In two words: please, no.

A brief primer on the Volvo Ocean Race: it has nine ocean legs ranging from 485 nautical miles to 6,705, with seven of them exceeding 3,500. For each of those, the six entries reap points based on finish, on a 30-25-20-15-10-5 scale.

It has 10 stopovers, including Abu Dhabi last January, with each staging an in-port race in which tactically hurried contestants weave around markers, often visible from shore. For each of those, the six entries vie for points on a 6-5-4-3-2-1 scale, even though the distances are nowhere near 20 per cent of the yawning ocean legs.

That is clunky maths, but this is, after all, a new, 39-year-old, 11-edition event still finding its way.

Now, back in those days when everybody says everything was better than now even though it wasn't, this event did not have these in-port races. Those grizzled old sailors just went from port to port. And even when the in-port race concept debuted in 2005/06, the race still never confronted its riddle of 2011/12. The best boat would get ahead early and stay there.

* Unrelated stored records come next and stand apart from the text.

__global__ __launch_bounds__(64 * DW2_WAVES) void k_dw3(Dw2Plan P) {
  extern __shared__ __attribute__((aligned(16))) f32x4 dw3_stage[];
  const int tid = threadIdx.x, lane = tid & 63, h = lane >> 5, li = lane & 31;
  const int wave = __builtin_amdgcn_readfirstlane(tid >> 6);
  const int ntiles = P.count ? ((*P.count + 31) >> 5) : P.ntiles;
  static_assert(DW2_MAX_SEG == 2 && (DW2_WAVES & 1) == 0, "segment select below; a wave's pieces share their parity");
  const int sb1 = P.nseg > 1 ? P.seg_blk0[1] : 1 << 20;
  const int s1 = P.nseg > 1 ? 1 : 0;
  const float* seg0a = (P.seg_src[0] ? P.B : P.A) + (size_t)P.seg_row0[0] * 32;
  const float* seg0b = (P.seg_src[s1] ? P.B : P.A) + (size_t)P.seg_row0[s1] * 32 - (size_t)P.seg_blk0[s1] * 1024;
  const size_t st0 = (size_t)(P.seg_src[0] ? P.B_stride : P.A_stride) * 32,
               st1 = (size_t)(P.seg_src[s1] ? P.B_stride : P.A_stride) * 32;
  const int npieces = 2 * P.nblk;
  constexpr int NPW = (2 * DW2_MAX_BLK + DW2_WAVES - 1) / DW2_WAVES;
  const int prow_ = 16 * (wave & 1) + (lane >> 2);
  const unsigned voff = (unsigned)(prow_ * 128 + (((lane & 3) ^ ((prow_ >> 2) & 3)) << 4));
  const int hbuf = P.nblk * 128;
  auto dma = [&](int t, int hf, int buf) {
    const float* g0 = seg0a + (size_t)t * st0;
    const float* g1 = seg0b + (size_t)t * st1;
    const __amdgpu_buffer_rsrc_t r0 = __builtin_amdgcn_make_buffer_rsrc((void*)g0, 0, 0x7fffffff, 0x00020000);
    const __amdgpu_buffer_rsrc_t r1 = __builtin_amdgcn_make_buffer_rsrc((void*)g1, 0, 0x7fffffff, 0x00020000);
#pragma unroll
    for (int i = 0; i < NPW; ++i) {
      const int pc = wave + DW2_WAVES * i;
      if (pc < npieces) {
        const int blk = pc >> 1;
        __attribute__((address_space(3))) void* dst = (__attribute__((address_space(3))) void*)(dw3_stage + buf * hbuf + pc * 64);
        const unsigned soff = (unsigned)(blk * 4096 + hf * 64);
        if (blk < sb1) __builtin_amdgcn_raw_ptr_buffer_load_lds(r0, dst, 16, voff, soff, 0, 0);
        else __builtin_amdgcn_raw_ptr_buffer_load_lds(r1, dst, 16, voff, soff, 0, 0);
      }
    }
  };
  int rpos[2];
#pragma unroll
  for (int q = 0; q < 2; ++q) rpos[q] = li * 4 + ((2 * h + q) ^ ((li >> 2) & 3));
  const int np = P.nprod[wave];
  int pa[DW2_MAX_PROD], pb[DW2_MAX_PROD];
#pragma unroll
  for (int p = 0; p < DW2_MAX_PROD; ++p) {
    pa[p] = __builtin_amdgcn_readfirstlane(P.prod[wave][p].a * 128 | (P.prod[wave][p].bias << 30));
    pb[p] = __builtin_amdgcn_readfirstlane(P.prod[wave][p].b * 128);
  }
  f32x16 acc[DW2_MAX_PROD];
  float bsum[DW2_MAX_PROD];
#pragma unroll
  for (int p = 0; p < DW2_MAX_PROD; ++p) {
    bsum[p] = 0.f;
#pragma unroll
    for (int r = 0; r < 16; ++r) acc[p][r] = 0.f;
  }
  int t = blockIdx.x, hf = 0, buf = 0;
  if (t < ntiles) dma(t, 0, 0);
  while (t < ntiles) {
    __builtin_amdgcn_s_waitcnt(0x0f70);
    __syncthreads();
    int tn = t, hn = hf ^ 1;
    if (hf) tn = t + gridDim.x;
    if (tn < ntiles) dma(tn, hn, buf ^ 1);
    __builtin_amdgcn_sched_barrier(0);
    const f32x4* stage = dw3_stage + buf * hbuf;
#pragma unroll
    for (int p = 0; p < DW2_MAX_PROD; ++p) {
      if (p < np) {
        int oa = pa[p] & 0xffffff, ob = pb[p];
        asm volatile("" : "+s"(oa), "+s"(ob));
        const f32x4* sa = stage + oa;
        const f32x4* sb = stage + ob;
        f32x4 av4[2], bv4[2];
#pragma unroll
        for (int q = 0; q < 2; ++q) { av4[q] = sa[rpos[q]]; bv4[q] = sb[rpos[q]]; }
        if (pa[p] >> 30) {
#pragma unroll
          for (int q = 0; q < 2; ++q) bsum[p] += av4[q].x + av4[q].y + av4[q].z + av4[q].w;
        }
#pragma unroll
        for (int q = 0; q < 2; ++q) {
          acc[p] = __builtin_amdgcn_mfma_f32_32x32x2f32(av4[q].x, bv4[q].x, acc[p], 0, 0, 0);
          acc[p] = __builtin_amdgcn_mfma_f32_32x32x2f32(av4[q].y, bv4[q].y, acc[p], 0, 0, 0);
          acc[p] = __builtin_amdgcn_mfma_f32_32x32x2f32(av4[q].z, bv4[q].z, acc[p], 0, 0, 0);
          acc[p] = __builtin_amdgcn_mfma_f32_32x32x2f32(av4[q].w, bv4[q].w, acc[p], 0, 0, 0);
        }
      }
    }
    t = tn; hf = hn; buf ^= 1;
  }
#pragma unroll
  for (int p = 0; p < DW2_MAX_PROD; ++p) {
    if (p < np) {
      const Dw2Prod pr = P.prod[wave][p];
      const DwJob& J = P.job[pr.job];
      const int col = seg_imap(J.blk_seg[pr.k], J.blk_e0[pr.k] + li, J.in_dim);
#pragma unroll
      for (int rr = 0; rr < 16; ++rr) {
        const int orow = pr.bo * 32 + (rr & 3) + 8 * (rr >> 2) + 4 * h - J.out_row0;
        if (col >= 0 && orow >= 0 && orow < J.out_dim) grad_add(J.dW + (size_t)orow * J.ld + col, acc[p][rr]);
      }
      if (pr.bias && J.db != nullptr) {
        const float b = bsum[p] + __shfl_xor(bsum[p], 32, 64);
        const int orow = pr.bo * 32 + li - J.out_row0;
        if (h == 0 && orow >= 0 && orow < J.out_dim) grad_add(J.db + orow, b);
      }
    }
  }
}
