+                        const float lnx = ((inv.x >= 0.0f ? lightBox.lo[0] : lightBox.hi[0]) - o.x) * inv.x, lfx = ((inv.x >= 0.0f ? lightBox.hi[0] : lightBox.lo[0]) - o.x) * inv.x;
+                        const float lny = ((inv.y >= 0.0f ? lightBox.lo[1] : lightBox.hi[1]) - o.y) * inv.y, lfy = ((inv.y >= 0.0f ? lightBox.hi[1] : lightBox.lo[1]) - o.y) * inv.y;
+                        const float lnz = ((inv.z >= 0.0f ? lightBox.lo[2] : lightBox.hi[2]) - o.z) * inv.z, lfz = ((inv.z >= 0.0f ? lightBox.hi[2] : lightBox.lo[2]) - o.z) * inv.z;
+                        const float ltn = fmaxf(fmaxf(lnx, lny), fmaxf(lnz, tmin)), ltf = fminf(fminf(lfx, lfy), fminf(lfz, tmax));
+                        if (!(ltn <= ltf * SKH_SLAB_SLACK))
+                            wr1 = SKH_REF_INVALID;
+                    }
+                    if (WORLD && CURVES)
+                    {
+                        if (!CURVES)
+                            sh = make_shear(dw);
+                        curInst = 0xffffffffu;
+                        curType = 0;
+                        sp = 0;
+                        for (uint32_t k = 0; k < sc.numWorldCurves; ++k)
+                            SKH_PUSH((int)(SKH_REF_CURVEROOT | k | ((k + 1u == sc.numWorldCurves && sc.worldCurveIdentLast) ? SKH_REF_CURVEROOT_IDENT : 0u)))
+                        if (wr0 != SKH_REF_INVALID && wr1 != SKH_REF_INVALID)
+                            SKH_PUSH(wr1)
+                        cur = wr0 != SKH_REF_INVALID ? wr0 : wr1;
+                        if (cur == SKH_REF_INVALID)
+                            SKH_POP(cur)
+                    }
+                    else if (wr0 != SKH_REF_INVALID || wr1 != SKH_REF_INVALID)
+                    {
+                        if (!CURVES)
+                            sh = make_shear(dw);
+                        nodes = sc.triNodes;
+                        inBlas = true;
+                        curInst = 0xffffffffu;
+                        curType = 0;
+                        sp = 0;
+                        if (!WORLD && sc.tlasRoot != SKH_REF_INVALID)
+                        {
+                            lds[0] = sc.tlasRoot;
+                            lds[SKH_TRACE_BLOCK] = SKH_REF_SENTINEL;
+                            sp = 2;
+                        }
+                        if (wr0 != SKH_REF_INVALID && wr1 != SKH_REF_INVALID)
+                            lds[(sp++) * SKH_TRACE_BLOCK] = wr1;
+                        cur = wr0 != SKH_REF_INVALID ? wr0 : wr1;
+                    }
+                    else
+                    {
+                        nodes = sc.tlasNodes;
+                        inBlas = false;
+                        sp = 0;
+                        cur = sc.tlasRoot;
+                    }
+                    best.t = tmax;
+                    best.inst = best.prim = 0xffffffffu;
+                    best.u = best.v = 0.0f;
+                    best.found = false;
+                    pend = 0;
+                    hasRay = true;
+                }
+            }
+#endif
+            if (ANY_HIT)
+                asm volatile("" ::"v"(radv.x), "v"(radv.y), "v"(radv.z));
+            if (ANY_HIT && addRad)
+            {
+                rad[0] = radv.x + cw.x;
+                rad[1] = radv.y + cw.y;
+                rad[2] = radv.z + cw.z;
+            }
         }
 #if !SKH_TAIL_PHASE
-        if (!exhausted && (want >= fetchMin || want == 64u))
-        {
-            SKH_LP(wv[4]++; wv[5] += want;)
-            uint32_t base = 0, count = 0, base2 = 0, count1 = 0;
-            if constexpr (WORLD && !CURVES)
-            {
-                const uint32_t chunk = fetchChunk;
-                count1 = min(want, resLeft);
-                base = resBase, count = count1;
-                resBase += count1, resLeft -= count1;
-                if (count1 < want)
-                {
-                    const uint32_t ask = chunk ? chunk : want;
-                    const int leader = __ffsll((long long)needMask) - 1;
-                    while (tries < 8u)
-                    {
-                        const uint32_t g = (group + tries) & 7u;
-                        uint32_t b = 0;
-                        if ((int)lane == leader)
-                            b = atomicAdd(&fetch[g * SKH_FETCH_STRIDE], ask);
-                        b = (uint32_t)__builtin_amdgcn_readlane((int)b, leader);
-                        const uint32_t lo = g * perGroup;
-                        const uint32_t hi = lo + min(countPtr[g * SKH_COUNT_STRIDE], perGroup);
-                        if (lo < hi && b < hi - lo)
-                        {
-                            const uint32_t got = min(ask, hi - (lo + b));
-                            if (got < ask)
-                                ++tries;
-                            const uint32_t count2 = min(want - count1, got);
-                            base2 = lo + b;
-                            if (chunk)
-                                resBase = base2 + count2, resLeft = got - count2;
-                            count = count1 + count2;
-                            break;
-                        }
-                        ++tries;
-                    }
-                    if (tries >= 8u && count == 0)
-                        exhausted = true;
-                }
-            }
-            else
-            {
-                const int leader = __ffsll((long long)needMask) - 1;
-                while (tries < 8u)
-                {
-                    const uint32_t g = (group + tries) & 7u;
-                    uint32_t b = 0;
-                    if ((int)lane == leader)
-                        b = atomicAdd(&fetch[g * SKH_FETCH_STRIDE], want);
-                    b = __shfl(b, leader);
-                    const uint32_t lo = g * perGroup;
-                    const uint32_t hi = lo + min(countPtr[g * SKH_COUNT_STRIDE], perGroup);
-                    if (lo < hi && b < hi - lo)
-                    {
-                        base = lo + b;
-                        count = min(want, hi - base);
-                        if (count < want)
-                            ++tries;
-                        break;
-                    }
-                    ++tries;
-                }
-                if (tries >= 8u && count == 0)
-                    exhausted = true;
-            }
-            const uint32_t rank = rank_below(needMask);
-            if (!hasRay && rank < count)
-            {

Oh, but now, the eighth of nine ocean legs has begun with four boats in contention. Team Groupama (France) leads at 189 points, with Telefonica (Spain) at 181, Puma (United States) at 176 and Camper With Emirates Team New Zealand (Spain/New Zealand) at 166.

After all the sweat lay four more chances at points: the two shortest ocean legs (Portugal-France and France-Ireland) and two remaining in-port races. Already there is a kerfuffle over the in-port race last Saturday at Lisbon, with the Telefonica team protesting a penalty that cost it somewhere between one and five dear points.

If nobody clinches before the in-port race on July 7 at Galway, Ireland …

Please, no.

Mike Sanderson - whose name is engraved on the trophy as skipper of the winning boat in 2005/06 - is the current skipper of the sixth-place Team Sanya (China). At the press conference last Friday in Lisbon, he answered a question about something else and then volunteered: "I just hope it doesn't come down to the in-port race in Galway. Let's hope these ocean warriors can duke it out in the next couple of legs."

Arriving at Galway unsolved, he said, would be "a great shame".

If you stated that in-port races do not rank among the favourite endeavours of hardy ocean sailors, nobody would accuse you of inaccuracy. "What we're asked to do in these in-port races is very, very tough," Ian Walker, the Abu Dhabi Ocean Racing skipper, said, citing the "sailing in very confined spaces".

Still, Walker and the others comprehend the value for fans and sponsors. The in-port race in Lisbon's Tagus River last Saturday may not have been the most momentous sporting event going, but it might have been the most gorgeous, the boats almost reach-out-and-touchable as they surged toward the 25 de Abril Bridge. The boats suffer the congestion of the spectator boats and the TV boats yet benefit from the spectator boats and the TV boats.

Asked if in-port races should count for so many points, Walker quipped, "I think they should be a lot more," a reference to Azzam winning three of the eight in-port races thus far, most in the fleet.

More seriously, he said, "No, I can't change my stance," which from the outset was that they should count for less.

Implicit, of course, was that they shouldn't count for the whole thing.